SomeType isolated = item;

If you’ve ever worked with unmanaged memory from C#, this is a huge difference - and opens up a whole range of interesting scenarios for allocation-free systems without requiring the entire codebase to be unsafe. For context, in an allocation-free system, the lifetime of a set of data is strictly defined by some unit of work - processing an inbound request, for example.
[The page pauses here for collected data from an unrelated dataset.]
diff --git a/literalkg_amd/build.py b/literalkg_amd/build.py
--- a/literalkg_amd/build.py
+++ b/literalkg_amd/build.py
@@ -13,7 +13,7 @@
            "lkg_gemm.hip", "lkg_batch.hip", "lkg_csr_device.hip", "lkg_gemm_tall.hip", "lkg_gemm_wgrad.hip", "lkg_layer.hip",
            "lkg_rank.hip", "lkg_topk.hip", "lkg_pairmlp.hip", "lkg_triples.hip", "lkg_relations.hip",
            "lkg_accept.hip", "lkg_retrieval.hip", "lkg_softmax.hip", "lkg_kvsall.hip", "lkg_nssa.hip", "lkg_negatives.hip",
-           "lkg_relation_loss.hip", "lkg_gemm_ordered.hip", "lkg_neighbors.hip", "lkg_lists.hip"]
+           "lkg_relation_loss.hip", "lkg_gemm_ordered.hip", "lkg_neighbors.hip", "lkg_lists.hip", "lkg_bi_layer.hip"]
 FLAGS = ["-O3", "--offload-arch=gfx950", "-fPIC", "-std=c++17"]
 
 
@@ -22,7 +22,8 @@
            [os.path.join(HERE, "..", "include", h) for h in ("literalkg_hip.h", "literalkg_hip_ext.h", "literalkg_hip_train.h",
                                                                 "literalkg_hip_sample.h", "literalkg_hip_relation_train.h",
                                                                 "literalkg_hip_gemm_ordered.h", "literalkg_hip_neighbors.h",
-                                                                "literalkg_hip_pair_accept.h", "literalkg_hip_lists.h")]
+                                                                "literalkg_hip_pair_accept.h", "literalkg_hip_lists.h",
+                                                                "literalkg_hip_bi_layer.h")]
 
 
 TAG_FILE = os.path.join(HERE, "lib", "flags.tag")
diff --git a/literalkg_amd/csrc/lkg_bi_layer.hip b/literalkg_amd/csrc/lkg_bi_layer.hip
--- /dev/null
+++ b/literalkg_amd/csrc/lkg_bi_layer.hip
@@ -0,0 +1,335 @@
+#include "lkg_common.h"
+
+#include "../../include/literalkg_hip_bi_layer.h"
+
+#include <algorithm>
+
+namespace {
+
+typedef float f32x16 __attribute__((ext_vector_type(16)));
+constexpr int D = 32;
+constexpr int LPR = 8;
+constexpr int RPP = 64 / LPR;
+constexpr int TILE = 32;
+constexpr int PITCH = 36;
+constexpr int WAVES = 4;
+constexpr int N_TILES = 4;
+constexpr int N_SUMS = 2 * D * D + 4 * D;
+constexpr int MAX_BLOCKS = 256 * 2;
+
+__global__ __launch_bounds__(256) __attribute__((amdgpu_waves_per_eu(2, 2))) void bi_layer_bwd_kernel(
+    long n, const float *__restrict__ ego, long lde, const float *__restrict__ side, long ldsd, const float *__restrict__ h0p, long ldh,
+    float alpha, const float *__restrict__ w1, long ldw1, const float *__restrict__ w2, long ldw2, const float *__restrict__ s,
+    long lds, const float *__restrict__ b, long ldb, float slope, const float *__restrict__ gamma, const float *__restrict__ y,
+    long ldy, const float *__restrict__ save_mean, const float *__restrict__ save_rstd, const float *__restrict__ g_y, long ldgy,
+    const float *__restrict__ g_yn, long ldgyn, float norm_eps, float drop_p, unsigned long long seed,
+    const unsigned char *__restrict__ gyn_rows, float *__restrict__ g_ego, float *__restrict__ g_side, float *__restrict__ g_h0p,
+    float *__restrict__ partials) {
+    __shared__ __attribute__((aligned(16))) float tiles[WAVES][N_TILES][TILE][PITCH];
+    const int lane = threadIdx.x & 63, wv = threadIdx.x >> 6, sl = lane % LPR, sub = lane / LPR;
+    const int e = sl * 4;
+    const int mm = lane & 31, kk = lane >> 5;
+    const long wave = (long)blockIdx.x * WAVES + wv, nwaves = (long)gridDim.x * WAVES;
+    const long n_tiles = (n + TILE - 1) / TILE;
+    const float c = h0p ? 1.f - alpha : 1.f;
+    float gam[4];
+    {
+        const float4 t = *reinterpret_cast<const float4 *>(gamma + e);
+        gam[0] = t.x; gam[1] = t.y; gam[2] = t.z; gam[3] = t.w;
+    }
+    float wb1[16], wb2[16];
+#pragma unroll
+    for (int t = 0; t < 16; ++t) {
+        wb1[t] = w1[(long)(2 * t + kk) * ldw1 + mm];
+        wb2[t] = w2[(long)(2 * t + kk) * ldw2 + mm];
+    }
+    f32x16 gw1_acc, gw2_acc;
+#pragma unroll
+    for (int r = 0; r < 16; ++r) gw1_acc[r] = gw2_acc[r] = 0.f;
+    float acc_g[4] = {0.f, 0.f, 0.f, 0.f}, acc_b[4] = {0.f, 0.f, 0.f, 0.f}, acc_b1[4] = {0.f, 0.f, 0.f, 0.f},
+          acc_b2[4] = {0.f, 0.f, 0.f, 0.f};
+    float(*gs_t)[PITCH] = tiles[wv][0];
+    float(*gb_t)[PITCH] = tiles[wv][1];
+    float(*ms_t)[PITCH] = tiles[wv][2];
+    float(*mp_t)[PITCH] = tiles[wv][3];
+
+    for (long tile = wave; tile < n_tiles; tile += nwaves) {
+        const long row0 = tile * TILE;
+#pragma unroll 2
+        for (int p = 0; p < TILE / RPP; ++p) {
+            const int tr = p * RPP + sub;
+            const long row_raw = row0 + tr;
+            const bool valid = row_raw < n;
+            const long row = valid ? row_raw : n - 1;
+            const bool has_gyn = g_yn && (!gyn_rows || gyn_rows[row]);
+            const bool any = valid && (g_y || has_gyn);
+            auto ld4 = [&](const float *base, long ld, bool on, float (&v)[4]) {
+                v[0] = v[1] = v[2] = v[3] = 0.f;
+                if (on) {
+                    const float4 t = *reinterpret_cast<const float4 *>(base + row * ld + e);
+                    v[0] = t.x; v[1] = t.y; v[2] = t.z; v[3] = t.w;
+                }
+            };
+            float sv[4], bv[4], G[4], ev[4], dv[4], hv[4];
+            ld4(s, lds, any, sv);
+            ld4(b, ldb, any, bv);
+            ld4(g_y, ldgy, any && g_y != nullptr, G);
+            ld4(ego, lde, any, ev);
+            ld4(side, ldsd, any, dv);
+            ld4(h0p, ldh, any && h0p != nullptr, hv);
+            {
+                float yy[4], gn[4];
+                ld4(y, ldy, any && has_gyn, yy);
+                ld4(g_yn, ldgyn, any && has_gyn, gn);
+                float n2 = 0.f, dt = 0.f;
+#pragma unroll
+                for (int k = 0; k < 4; ++k) {
+                    n2 = fmaf(yy[k], yy[k], n2);
+                    dt = fmaf(yy[k], gn[k], dt);
+                }
+                const float nrm = sqrtf(group_sum<LPR>(n2));
+                dt = group_sum<LPR>(dt);
+                if (nrm > norm_eps) {
+                    const float inv = 1.f / nrm;
+                    const float proj = dt * inv * inv * inv;
+#pragma unroll
+                    for (int k = 0; k < 4; ++k) G[k] += gn[k] * inv - yy[k] * proj;
+                } else {
+                    const float inv = 1.f / norm_eps;
+#pragma unroll
+                    for (int k = 0; k < 4; ++k) G[k] += gn[k] * inv;
+                }
+            }
+            if (drop_p > 0.f) {
+                const float inv_keep = 1.f / (1.f - drop_p);
+                const unsigned rkey = drop_row_key(seed, (unsigned long long)row);
+#pragma unroll
+                for (int k = 0; k < 4; ++k) G[k] *= drop_scale(rkey, (unsigned)(e + k), drop_p, inv_keep);
+            }
+            const float mean = save_mean[row], rstd = save_rstd[row];
+            float s1 = 0.f, s2 = 0.f, xh[4];
+#pragma unroll
+            for (int k = 0; k < 4; ++k) {
+                const float u = (bv[k] > 0.f ? bv[k] : slope * bv[k]) + (sv[k] > 0.f ? sv[k] : slope * sv[k]);
+                xh[k] = any ? (u - mean) * rstd : 0.f;
+                const float dx = G[k] * gam[k];
+                s1 += dx;
+                s2 = fmaf(dx, xh[k], s2);
+                acc_g[k] = fmaf(G[k], xh[k], acc_g[k]);
+                acc_b[k] += G[k];
+            }
+            s1 = group_sum<LPR>(s1) / (float)D;
+            s2 = group_sum<LPR>(s2) / (float)D;
+            float gs[4], gb[4], ms[4], mp[4];
+#pragma unroll
+            for (int k = 0; k < 4; ++k) {
+                const float dx = G[k] * gam[k];
+                const float da = rstd * (dx - s1 - xh[k] * s2);
+                const float gu = any ? da : 0.f;
+                gs[k] = gu * (sv[k] > 0.f ? 1.f : slope);
+                gb[k] = gu * (bv[k] > 0.f ? 1.f : slope);
+                acc_b1[k] += gs[k];
+                acc_b2[k] += gb[k];
+                const float hh = h0p ? alpha * hv[k] : 0.f;
+                ms[k] = fmaf(c, ev[k] + dv[k], hh);
+                mp[k] = fmaf(c, ev[k] * dv[k], hh);
+            }
+            *reinterpret_cast<float2 *>(&gs_t[tr][2 * sl]) = make_float2(gs[0], gs[2]);
+            *reinterpret_cast<float2 *>(&gs_t[tr][16 + 2 * sl]) = make_float2(gs[1], gs[3]);
+            *reinterpret_cast<float2 *>(&gb_t[tr][2 * sl]) = make_float2(gb[0], gb[2]);
+            *reinterpret_cast<float2 *>(&gb_t[tr][16 + 2 * sl]) = make_float2(gb[1], gb[3]);
+            *reinterpret_cast<float4 *>(&ms_t[tr][e]) = make_float4(ms[0], ms[1], ms[2], ms[3]);
+            *reinterpret_cast<float4 *>(&mp_t[tr][e]) = make_float4(mp[0], mp[1], mp[2], mp[3]);
+        }
+        __builtin_amdgcn_wave_barrier();
+        {
+            const int opos = (mm & 1) * 16 + (mm >> 1);
+#pragma unroll
+            for (int t = 0; t < 16; ++t) {
+                gw1_acc = __builtin_amdgcn_mfma_f32_32x32x2f32(gs_t[2 * t + kk][opos], ms_t[2 * t + kk][mm], gw1_acc, 0, 0, 0);
+                gw2_acc = __builtin_amdgcn_mfma_f32_32x32x2f32(gb_t[2 * t + kk][opos], mp_t[2 * t + kk][mm], gw2_acc, 0, 0, 0);
+            }
+        }
+        {
+            float ga[16], gc[16];
+#pragma unroll
+            for (int q = 0; q < 4; ++q) {
+                const float4 t4 = *reinterpret_cast<const float4 *>(&gs_t[mm][16 * kk + 4 * q]);
+                ga[4 * q] = t4.x; ga[4 * q + 1] = t4.y; ga[4 * q + 2] = t4.z; ga[4 * q + 3] = t4.w;
+                const float4 u4 = *reinterpret_cast<const float4 *>(&gb_t[mm][16 * kk + 4 * q]);
+                gc[4 * q] = u4.x; gc[4 * q + 1] = u4.y; gc[4 * q + 2] = u4.z; gc[4 * q + 3] = u4.w;
+            }
+            f32x16 gms, gmp;
+#pragma unroll
+            for (int r = 0; r < 16; ++r) gms[r] = gmp[r] = 0.f;
+#pragma unroll
+            for (int t = 0; t < 16; ++t) {
+                gms = __builtin_amdgcn_mfma_f32_32x32x2f32(ga[t], wb1[t], gms, 0, 0, 0);
+                gmp = __builtin_amdgcn_mfma_f32_32x32x2f32(gc[t], wb2[t], gmp, 0, 0, 0);
+            }
+            __builtin_amdgcn_wave_barrier();
+#pragma unroll
+            for (int r = 0; r < 16; ++r) {
+                const int tr = (r & 3) + 8 * (r >> 2) + 4 * kk;
+                gs_t[tr][mm] = gms[r];
+                gb_t[tr][mm] = gmp[r];
+            }
+        }
+        __builtin_amdgcn_wave_barrier();
+#pragma unroll
+        for (int p = 0; p < TILE / RPP; ++p) {
+            const int tr = p * RPP + sub;
+            const long row = row0 + tr;
+            if (row < n) {
+                const float4 e4 = *reinterpret_cast<const float4 *>(ego + row * lde + e);
+                const float4 d4 = *reinterpret_cast<const float4 *>(side + row * ldsd + e);
+                const float4 a4 = *reinterpret_cast<const float4 *>(&gs_t[tr][e]);
+                const float4 p4 = *reinterpret_cast<const float4 *>(&gb_t[tr][e]);
+                const float ev[4] = {e4.x, e4.y, e4.z, e4.w}, dv[4] = {d4.x, d4.y, d4.z, d4.w};
+                const float gsm[4] = {a4.x, a4.y, a4.z, a4.w}, gpr[4] = {p4.x, p4.y, p4.z, p4.w};
+                float ge[4], gd[4], gh[4];
+#pragma unroll
+                for (int k = 0; k < 4; ++k) {
+                    ge[k] = c * fmaf(gpr[k], dv[k], gsm[k]);
+                    gd[k] = c * fmaf(gpr[k], ev[k], gsm[k]);
+                    gh[k] = alpha * (gsm[k] + gpr[k]);
+                }
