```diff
@@ -153,22 +216,10 @@
     const int64_t tile_rows = rows - q0;
     const int64_t tile_bytes = tile_rows * (C * 4);
     const int voff = ((wave * 32 + rsub) * C + c4 * 4) * 4;
-    const int woff = (wave * 32 + rsub) * 8;
     const __amdgpu_buffer_rsrc_t out_r = make_rsrc(out + q0 * C, tile_bytes);
-    f32x4 bv = {0.f, 0.f, 0.f, 0.f};
-    if constexpr (HAS_BIAS) bv = *reinterpret_cast<const f32x4 *>(bias + c4 * 4);
+    const H2Coef<C, STAT, HAS_BIAS, FROM_BITS> co = coefs();
+    const f32x4 bv = co.bv, fsc = co.fsc, fsh = co.fsh, mu = co.mu, is = co.is, mul = co.mul, isl = co.isl;
     f32x4 s1 = {0.f, 0.f, 0.f, 0.f}, s2 = s1;
-    f32x4 fsc = s1, fsh = s1, mu = s1, is = s1, mul = s1, isl = s1;
-    if constexpr (STAT) {
-        if constexpr (!FROM_BITS) {
-            fsc = *reinterpret_cast<const f32x4 *>(bst.coef + 0 * C + c4 * 4);
-            fsh = *reinterpret_cast<const f32x4 *>(bst.coef + 1 * C + c4 * 4);
-        }
-        mu = *reinterpret_cast<const f32x4 *>(bst.coef + 2 * C + c4 * 4);
-        is = *reinterpret_cast<const f32x4 *>(bst.coef + 3 * C + c4 * 4);
-        mul = *reinterpret_cast<const f32x4 *>(bst.coef + 4 * C + c4 * 4);
-        isl = *reinterpret_cast<const f32x4 *>(bst.coef + 5 * C + c4 * 4);
-    }
     auto gate = [&](u32x4 v, u32x2 w) {
         const unsigned lo = w.x >> c4, hi = w.y >> c4;
         v.x = (lo & 1u) ? v.x : 0u;
@@ -177,31 +228,17 @@
         v.w = (hi & 0x10000u) ? v.w : 0u;
         return v;
     };
-    constexpr int NI = (STAT || ADDEND == H2_ADD_GATED) ? ITER / 2 : ITER;
-#pragma unroll
-    for (int i0 = 0; i0 < ITER; i0 += NI) {
-        u32x4 adv[ADDEND != H2_ADD_NONE ? NI : 1], bx[STAT ? NI : 1];
-        u32x2 wv[ADDEND == H2_ADD_GATED ? NI : 1], bw[FROM_BITS ? NI : 1];
-        if constexpr (ADDEND != H2_ADD_NONE) {
-            const __amdgpu_buffer_rsrc_t add_r = make_rsrc(addend + q0 * C, tile_bytes);
-#pragma unroll
-            for (int u = 0; u < NI; ++u) adv[u] = buf_load16(add_r, voff + (i0 + u) * STEP);
-            if constexpr (ADDEND == H2_ADD_GATED) {
-                const __amdgpu_buffer_rsrc_t bits_r = make_rsrc(abits + q0, tile_rows * 8);
-#pragma unroll
-                for (int u = 0; u < NI; ++u) wv[u] = buf_load8(bits_r, woff + (i0 + u) * RPI * 8);
-            }
-        }
-        if constexpr (STAT) {
-            const __amdgpu_buffer_rsrc_t x_r = make_rsrc(bst.x + q0 * C, tile_bytes);
-#pragma unroll
-            for (int u = 0; u < NI; ++u) bx[u] = buf_load16(x_r, voff + (i0 + u) * STEP);
-            if constexpr (FROM_BITS) {
-                const __amdgpu_buffer_rsrc_t w_r = make_rsrc(bst.bits + q0, tile_rows * 8);
-#pragma unroll
-                for (int u = 0; u < NI; ++u) bw[u] = buf_load8(w_r, woff + (i0 + u) * RPI * 8);
-            }
-        }
+    constexpr int NREC = ITER / NI;
+    H2Req<C, STAT, ADDEND, FROM_BITS, NI> rq[NREC];
+    if constexpr (AHEAD) rq[0] = first;
+#pragma unroll
+    for (int k = 0; k < NREC; ++k) {
+        const int i0 = k * NI;
+        H2Req<C, STAT, ADDEND, FROM_BITS, NI> now;
+        if constexpr (!AHEAD) h2_request(now, i0, addend, abits, q0, rows, bst);
+        else if (k + 1 < NREC) h2_request(rq[k + 1 < NREC ? k + 1 : 0], i0 + NI, addend, abits, q0, rows, bst);
+        else request_next();
+        const H2Req<C, STAT, ADDEND, FROM_BITS, NI> &r = AHEAD ? rq[k] : now;
 #pragma unroll
         for (int u = 0; u < NI; ++u) {
             const int it = i0 + u;
@@ -209,8 +246,8 @@
             const float keep = (float)mask_tile[wave * 32 + row];
             f32x4 t = *reinterpret_cast<const f32x4 *>(my + row * LDO + c4 * 4);
             t += bv;
-            if constexpr (ADDEND == H2_ADD_GATED) t += __builtin_bit_cast(f32x4, gate(adv[u], wv[u]));
-            else if constexpr (ADDEND == H2_ADD_PLAIN) t += __builtin_bit_cast(f32x4, adv[u]);
+            if constexpr (ADDEND == H2_ADD_GATED) t += __builtin_bit_cast(f32x4, gate(r.adv[u], r.wv[u]));
+            else if constexpr (ADDEND == H2_ADD_PLAIN) t += __builtin_bit_cast(f32x4, r.adv[u]);
             t *= keep;
             buf_store16(__builtin_bit_cast(u32x4, t), out_r, voff + it * STEP);
             if constexpr (!STAT) {
@@ -219,10 +256,10 @@
                     s2 = __builtin_elementwise_fma(t, t, s2);
                 }
             } else {
-                const f32x4 xv = __builtin_bit_cast(f32x4, bx[u]);
+                const f32x4 xv = __builtin_bit_cast(f32x4, r.bx[u]);
                 f32x4 d;
                 if constexpr (FROM_BITS) {
-                    d = __builtin_bit_cast(f32x4, gate(__builtin_bit_cast(u32x4, t), bw[u]));
+                    d = __builtin_bit_cast(f32x4, gate(__builtin_bit_cast(u32x4, t), r.bw[u]));
                 } else {
                     const f32x4 yv = __builtin_elementwise_fma(xv, fsc, fsh);
                     d.x = yv.x > 0.f ? t.x : 0.f;
```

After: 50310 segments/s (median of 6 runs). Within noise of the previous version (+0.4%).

This means we don’t need reference tracking and garbage collection (and GC pauses can hurt high performance systems), so instead we simply take some slabs of memory, work from them (incrementing counters as we consume space), and then when we’ve finished the request we just set all the counters back to zero and we’re ready for the next request, no mess. Spans and ref locals and ref return make this friendly, even in the unmanaged memory scenario. The only caveat being - once again: Span<T> and ref T cannot legally escape the stack. But as we’ve seen, we can expose on-demand a Span<T> or ref T - so it isn’t a burden.

Summary

Spans; they’re very powerful if you need that kind of thing. And they force a range of new concepts into C#, giving us all the combined strong points of arrays, pointers, references and generics - with very few of the pain points. If you don’t care about pointers, buffers, etc - you probably won’t need to learn about spans. But if you do, they’re awesome. The amount of effort the .NET folks (and the community, but mostly Microsoft) have made making this span concept so rich and powerful is huge - it impacts the compiler, the JIT, the runtime, and multiple libraries both pre-existing and brand new. And it impacts both .NET and .NET Core. As someone who works a lot in the areas affected by spans and ref - it is also hugely appreciated. Good things are coming.